Heart Issues

A long time ago, smart people believed everything in the universe could be broken down into four essences. Fire, air, water, and earth. Alchemists believed that they could combine these things in the right ways to make gold.

As silly as it seems now, those ideas were conceptually accurate. Now, instead of four essences, we have a periodic table of elements. We have split the atom. People can build complex materials using nothing but a whiteboard and a chemistry set. And many of those materials helped us fly to the moon.

But back then, people believed and taught a more primitive idea. In addition to the four essences, ancient philosophers believed there was a quintessence — a fifth essence that unites those four.

Today, we still use the words, even if their original meanings have matured into irrelevance. Quintessence, having shed its metaphysical origins, now represents a perfect, refined extract, the premier example of something.

Some people believe there is nothing eternal, and therefore by extension, there is no moral reason to cultivate quintessential values. What makes a person want to do good is based on simple human desire and the force of will. Other people believe that they can receive divine blessings and favor through virtuous living.

When we evaluate ourselves or the world around us, what quintessence do we find?What is the mortar of our hearts made from? Upon a critical review, does the final product have integrity, or does it easily decay? When we reduce down our life and examine its refined extract, do we see something valuable and precious? Or are we left with ashes and dust?

Perhaps a diligent life of principle isn’t just fitting for gurus and saints. Maybe it is a path of enrichment and enlightenment for all who seek. Maybe the power to improve our lives and the world around us is as accessible to us as mere thought. As thought gives way to attitude, and attitude motivates a behavior, and a behavior becomes a habit, maybe that end result is something precious.
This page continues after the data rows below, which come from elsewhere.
speech-recognition_amd/sr/recognition/_hip.py:

```python
import ctypes as C
import os
import threading

import numpy as np

_HERE = os.path.dirname(os.path.abspath(__file__))
LIB_PATH = os.environ.get("GMMHMM_LIB") or os.path.normpath(
    os.path.join(_HERE, "..", "..", "lib", "libgmmhmm.so"))

GH_F32, GH_F64 = 0, 1
GH_ERR_SELF_POINTER = -5
GH_ERR_UNSUPPORTED = -6
GH_ERR_COMM = -7

_c_i32p = C.POINTER(C.c_int32)
_c_i64p = C.POINTER(C.c_int64)
_c_f64p = C.POINTER(C.c_double)
_c_u8p = C.POINTER(C.c_uint8)


class EndpointParams(C.Structure):
    _fields_ = [("width", C.c_int32), ("stride", C.c_int32), ("speech_frames", C.c_int32), ("silence_frames", C.c_int32),
                ("forget", C.c_double), ("adjustment", C.c_double), ("onset", C.c_double), ("offset", C.c_double)]

# ... 37 lines not shown
    "gh_mfcc": (C.c_int, [C.c_void_p, C.c_int, C.c_int, C.c_double, C.c_double, C.c_double, C.c_double, C.c_int64,
                          C.c_void_p, _c_i64p, _c_i64p, _c_f64p, _c_f64p]),
    "gh_batch_create_from_pcm": (C.c_int, [C.c_void_p, C.c_int, C.c_int, C.c_int, C.c_int, C.c_double, C.c_double,
                                           C.c_double, C.c_double, C.c_int64, C.c_void_p, _c_i64p, _c_i64p,
                                           C.POINTER(C.c_void_p)]),
    "gh_endpoint_frames": (C.c_int64, [C.c_int64, C.c_int, C.c_int]),
    "gh_endpoints": (C.c_int, [C.c_void_p, C.c_int64, C.c_void_p, _c_i64p, C.POINTER(EndpointParams), C.c_int, _c_i64p, _c_i64p,
                               _c_i32p, _c_u8p, _c_i64p, _c_i64p, _c_u8p, _c_f64p, _c_f64p, _c_f64p]),
    "gh_batch_create_from_pcm_endpointed": (C.c_int, [C.c_void_p, C.c_int, C.c_int, C.c_int, C.c_int, C.c_double, C.c_double,
                                                      C.c_double, C.c_double, C.c_int64, C.c_void_p, _c_i64p,
                                                      C.POINTER(EndpointParams), C.c_int, C.c_int, _c_i64p, _c_i64p, _c_i32p,
                                                      _c_u8p, _c_i64p, _c_i64p, C.POINTER(C.c_void_p)]),
    "gh_loglik": (C.c_int, [C.c_void_p, C.c_void_p, C.c_void_p, C.c_void_p]),
    "gh_loglik_sets": (C.c_int, [C.c_void_p, C.c_void_p, C.c_void_p, _c_i64p, _c_i32p, _c_i32p]),
    "gh_loglik_subset": (C.c_int, [C.c_void_p, C.c_void_p, C.c_void_p, _c_i32p, _c_i32p]),
    "gh_loglik_dev_ptr": (C.c_void_p, [C.c_void_p]),
    "gh_loglik_fetch": (C.c_int, [C.c_void_p, C.c_void_p, C.c_void_p]),
    "gh_component_loglik": (C.c_int, [C.c_void_p, C.c_void_p, C.c_int, C.c_int64, _c_f64p, _c_f64p]),
    "gh_distance_matrix": (C.c_int, [C.c_void_p, C.c_int64, C.c_int, C.c_int, _c_f64p, _c_f64p, _c_f64p,
                                     C.c_int, _c_f64p]),
    "gh_lattices_create": (C.c_int, [C.c_void_p, C.c_int, _c_i64p, _c_i32p, _c_i64p, _c_i32p, _c_i32p,
                                     _c_f64p, _c_i64p, _c_i32p, _c_i64p, _c_i32p, C.POINTER(C.c_void_p)]),
    "gh_lattices_create_transcripts": (C.c_int, [C.c_void_p, C.c_int, C.c_int, _c_f64p, _c_i32p, C.c_int64, _c_i64p, _c_i32p,
                                                 C.POINTER(C.c_void_p)]),
    "gh_lattices_destroy": (None, [C.c_void_p]),
    "gh_lattices_set_beam": (C.c_int, [C.c_void_p, C.c_int]),
    "gh_lattices_forms": (C.c_int, [C.c_void_p]),
    "gh_viterbi": (C.c_int, [C.c_void_p, C.c_void_p, C.c_void_p, _c_i32p, _c_f64p, _c_i32p, _c_i32p, _c_i64p,
                             _c_i32p, _c_f64p, _c_i64p]),
    "gh_viterbi_fused": (C.c_int, [C.c_void_p, C.c_void_p, C.c_void_p, C.c_void_p, C.c_int, _c_f64p, _c_i32p, _c_i32p, _c_i64p,
# ... 1191 lines not shown
```
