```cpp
enum LeafMode : int8_t {
  LEAF_SCAN_INTERVAL = 0,
  LEAF_SCAN_BITSET = 1,
  LEAF_RANGES = 2,
// ... 327 lines not shown
#include <vector>

namespace pgx {

enum ImgKind : int8_t {
  IMG_NONE = 0,
  IMG_U32 = 1,
  IMG_FOR16 = 2,
  IMG_F64 = 3,
};
constexpr int kImgFor16Blocks = 64;
constexpr int kLdsBudget = 160 * 1024 - 256;

constexpr uint64_t kNarrowC1 = 0x9E3779B1ull;
constexpr int kNarrow1Bits = 8;
constexpr int kNarrowRing = 64;
constexpr int kNarrowMaxBits2 = 10;
enum RProgKind { RPROG_AUTO = -1, RPROG_OFF = 0, RPROG_WAVE = 1, RPROG_SEG = 2, RPROG_CHUNK = 3, RPROG_STACK = 4 };
struct Knobs {
  bool jit = true;
  bool narrow = true;
  bool narrow_direct = false;
  bool narrow_gather = false;
  int rchunk = -1;
  int rprog = RPROG_AUTO;
  int batch_segs = -1;
  bool no_img = false;
  bool prefetch2 = false;
  int narrow_unit = 32;
  int lone_head = 2;
  bool part_small = false;
  int narrow_k2 = -1;
  bool narrow_log = false;
  bool host_profile = false;
};
Knobs read_knobs();

struct NarrowMix {
  uint64_t mask = 0, c1 = kNarrowC1, ic1 = 0;
  int s = 0;
};
inline uint64_t narrow_inverse(uint64_t c) {
  uint64_t x = c;
  for (int i = 0; i < 6; ++i) x *= 2 - c * x;
  return x;
}
inline NarrowMix narrow_mix(int keybits) {
  NarrowMix m;
  m.mask = keybits >= 64 ? ~0ull : (uint64_t(1) << keybits) - 1u;
  m.s = (keybits + 1) / 2;
  m.ic1 = narrow_inverse(m.c1);
  return m;
}

struct JitCol {
  int bits = 0;
  bool decode = false;
  int img = IMG_NONE;
  int img_sh = 0;
  int img_words = 0;
  bool acc32 = false;
  bool fp = false;
  bool remap = false;
  bool frac = false;
};

struct JitShape {
  int T = 256;
  int R = 8;
  int TL = 32;
  std::vector<JitCol> cols;
  std::vector<int> leaf_col, leaf_mode;
  std::vector<int> prog_op, prog_arg;
  std::vector<int> agg_kind, agg_col, plane_op;
  int group_mode = G_NONE;
  std::vector<int> gcol;
  std::vector<uint64_t> gmul;
  uint64_t dense_slots = 0;
  int num_planes = 1;
  std::vector<int> gshift;
  int keybits = 0;
  int emit_col = -1;
  std::vector<int> ghi;
  int hash_slots = 0;
  bool leafmask = false;
  std::vector<std::vector<int>> rprog_ops;
  int part_bits = 0;
  bool emit_dictid = false;
  bool part_slab = false;
  int dense_pack = 0;
  bool compact = false;
  bool selmask = false;
  bool part_narrow = false;
  int narrow_vbits = 0;
  int narrow_unit = 32;
  bool prefetch2 = false;
};

constexpr int kFsmMaxLeaves = 10;
constexpr int kFsmMaxStates = 4096;
constexpr uint64_t kFsmMaxTable = 1ull << 22;
constexpr int kFsmChunkRows = 1024;
constexpr int kFsmMaxIntervals = 3 * kFsmMaxLeaves + 2;

struct FsmTreeNode {
  int op = 0;
  int leaf = -1;
  int phys = 3;
  std::vector<FsmTreeNode> kids;
};
struct FsmSegInfo {
  int32_t num_docs = 0;
  std::vector<int64_t> sorted_first, sorted_last;
  uint32_t always_false = 0;
};
struct FsmPlan {
  int num_states = 0, num_leaves = 0, num_tables = 0;
  std::vector<uint32_t> table;
  std::vector<std::vector<std::pair<int32_t, int32_t>>> seg_intervals;
};
bool fsm_build(const FsmTreeNode& tree, int num_leaves, const std::vector<FsmSegInfo>& segs, FsmPlan& out,
               std::string* err);

std::string jit_source(const JitShape& s, int* lds_bytes);
void* jit_function(const JitShape& s, int device, int* lds_bytes, std::string* err);

}
```

### pinot_amd/csrc/pgx_jit.cpp

```cpp
#include <hip/hip_runtime.h>
#include <hip/hiprtc.h>
#include <sys/stat.h>
#include <unistd.h>

#include <algorithm>
#include <cstdio>
#include <cstdlib>
#include <map>
#include <mutex>
#include <sstream>
#include <string>
#include <vector>

#include "pgx_internal.h"

extern "C" int pgx_jit_compile_check(const char* source, char* log, unsigned long log_cap);

namespace pgx {

namespace {
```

If a heart of gold can be rendered by mere thought, then maybe the alchemists were right after all.

A Fresh Start

A hundred years ago, in the midst of a violent conflict, a miracle happened.

In the Great War, the entrenched soldiers on both sides spontaneously dropped their weapons and began to sing. First, the singing rang out from the German troops. A familiar tune, sung in the language of the Fatherland. It was recognized by the British troops who joined in. Some time later, white flags of truce began to wave from both of the opposing trenches. The troops spontaneously unified, declaring a truce that lasted from Christmas Eve 1914 through New Year’s Day.

The men from the opposing sides displayed their unity by playing soccer together on the battlefield. They traded mementos from home. They cut souvenirs from their uniforms — buttons, badges, scraps of cloth — to give to their newfound friends.

Every human soul longs for moments like this one, where compassion overwhelms us and forgiveness is shown toward someone whom it is within one’s power to punish or harm. The mission of mercy is one where we seek to relieve the suffering of others, often with total disregard for whether we are putting ourselves at risk.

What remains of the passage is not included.